What you have to do — In the data, find the word "iters" and copy out every line that has it.

Material shown —
int check_geom(const bdv_conv_geom* g, const char* who) {
  BDV_REQUIRE(g != nullptr, "%s: geom is NULL", who);
  BDV_REQUIRE(g->N > 0 && g->H > 0 && g->W > 0 && g->Ho > 0 && g->Wo > 0, "%s: non-positive extent", who);
  BDV_REQUIRE(g->Cin > 0 && g->Cin % 4 == 0, "%s: Cin=%d must be a positive multiple of 4", who, g->Cin);
  BDV_REQUIRE(g->Cout > 0 && g->Cout % 64 == 0, "%s: Cout=%d must be a multiple of 64", who, g->Cout);
  BDV_REQUIRE(g->R > 0 && g->S > 0 && g->pad >= 0, "%s: bad filter", who);
  BDV_REQUIRE(g->stride == 1 || g->stride == 2, "%s: stride %d unsupported", who, g->stride);
  const int pad_w = g->pad_w < 0 ? g->pad : g->pad_w;
  BDV_REQUIRE(g->Ho == (g->H + 2 * g->pad - g->R) / g->stride + 1 && g->Wo == (g->W + 2 * pad_w - g->S) / g->stride + 1,
              "%s: Ho/Wo inconsistent with H/W/pad/stride", who);
  BDV_REQUIRE(g->Cin % BK == 0 || g->Cin == 4, "%s: Cin=%d must be a multiple of 32 (or exactly 4)", who, g->Cin);
  if (g->Rt > 1) {
    BDV_REQUIRE(g->Cin == 4 && g->fold == 0, "%s: temporal taps (Rt=%d) are implemented for the stem only (Cin = 4, no shift)", who, g->Rt);
    BDV_REQUIRE((g->st_t == 1 || g->st_t == 2) && g->T > 0 && g->N % g->T == 0, "%s: Rt=%d needs st_t 1|2 and N %% T == 0 (T = output frames per clip)", who, g->Rt);
    BDV_REQUIRE((int64_t)g->N * g->st_t * g->H * g->W * g->Cin < (1ll << 29), "%s: input exceeds 2^29 elements", who);
  }
  if (g->fold > 0) {
    BDV_REQUIRE(g->fold % 4 == 0 && 2 * g->fold <= g->Cin, "%s: fold=%d must be a multiple of 4 and <= Cin/2", who,
                g->fold);
    BDV_REQUIRE(g->T > 0 && g->N % g->T == 0, "%s: N=%d not a multiple of T=%d", who, g->N, g->T);
    BDV_REQUIRE(g->Cin % BK == 0, "%s: temporal shift needs Cin %% 32 == 0", who);
  }
  BDV_REQUIRE((int64_t)g->N * g->H * g->W * g->Cin < (1ll << 29) && (int64_t)g->N * g->Ho * g->Wo * g->Cout < (1ll << 29),
              "%s: tensor exceeds 2^29 elements", who);
  BDV_REQUIRE((int64_t)g->Cout * g->R * g->S * g->Cin < (1ll << 29), "%s: weight tensor too large", who);
  BDV_REQUIRE((int64_t)g->N * g->Ho * g->Wo < (1ll << 22) || g->Cin == 4, "%s: more than 2^22 output pixels", who);
  return BDV_OK;
}

static bool pl_stagger_enabled() {
  const char* e = getenv("BDVCIL_STAGGER");
  return e == nullptr || atoi(e) != 0;
}

Geom make_geom(const bdv_conv_geom* g) {
  Geom d;
  d.stagger = pl_stagger_enabled() ? 1 : 0;
  d.N = g->N; d.H = g->H; d.W = g->W; d.Cin = g->Cin; d.Ho = g->Ho; d.Wo = g->Wo; d.Cout = g->Cout;
  d.R = g->R; d.S = g->S; d.stride = g->stride; d.pad = g->pad; d.pad_w = g->pad_w < 0 ? g->pad : g->pad_w;
  d.T = (g->fold > 0 || g->Rt > 1) ? g->T : 1;
  d.fold = g->fold;
  d.Rt = g->Rt > 1 ? g->Rt : 1;
  d.st_t = g->Rt > 1 ? g->st_t : 1;
  d.rcp_RS = 1.0f / (float)(g->R * g->S);
  d.rcp_S = 1.0f / (float)g->S;
  d.M = 0; d.Ktot = 0;
  d.rcp_HoWo = 1.0f / (float)(g->Ho * g->Wo);
  d.rcp_Wo = 1.0f / (float)g->Wo;
  return d;
}

bool debug_plan() {
  static const bool on = getenv("BDVCIL_DEBUG_PLAN") != nullptr;
  return on;
}

Work plan_work(int tiles, int nk, double iter_us, size_t seg_bytes, size_t ws_bytes, int per_cu = 3) {
  const int cus = 256, W = per_cu * cus;
  Work wk;
  const int q = tiles / W, r = tiles - q * W;
  wk.dp_tiles = tiles;
  wk.rem_tiles = 0;
  wk.split = 1;
  if (r == 0 || nk < 4) return wk;
  auto tail_time = [&](int blocks, double iters) {
    const int full = blocks / W, rest = blocks - full * W;
    const int c = (rest + cus - 1) / cus;
    const double e = c >= 3 ? 1.0 : (c == 2 ? 0.92 : 0.6);
    return iters * iter_us * (3.0 * full + (c > 0 ? c / e : 0.0));
  };
// ... 613 lines not shown
    if (p.wide)
      hipLaunchKernelGGL((conv_dgrad_fixup_kernel<128, 128, 2, 2>), fg, dim3(256), 0, s, (const float*)slab, dx, add_src, add_mask_src, g, p.NT, p.wk, stat);
    else
      hipLaunchKernelGGL((conv_dgrad_fixup_kernel<128, 64, 2, 2>), fg, dim3(256), 0, s, (const float*)slab, dx, add_src, add_mask_src, g, p.NT, p.wk, stat);
    BDV_LAUNCH_CHECK("bdv_conv_dgrad(fixup)");
  }
  return BDV_OK;
}
}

Answer to the problem —
  auto tail_time = [&](int blocks, double iters) {
    return iters * iter_us * (3.0 * full + (c > 0 ? c / e : 0.0));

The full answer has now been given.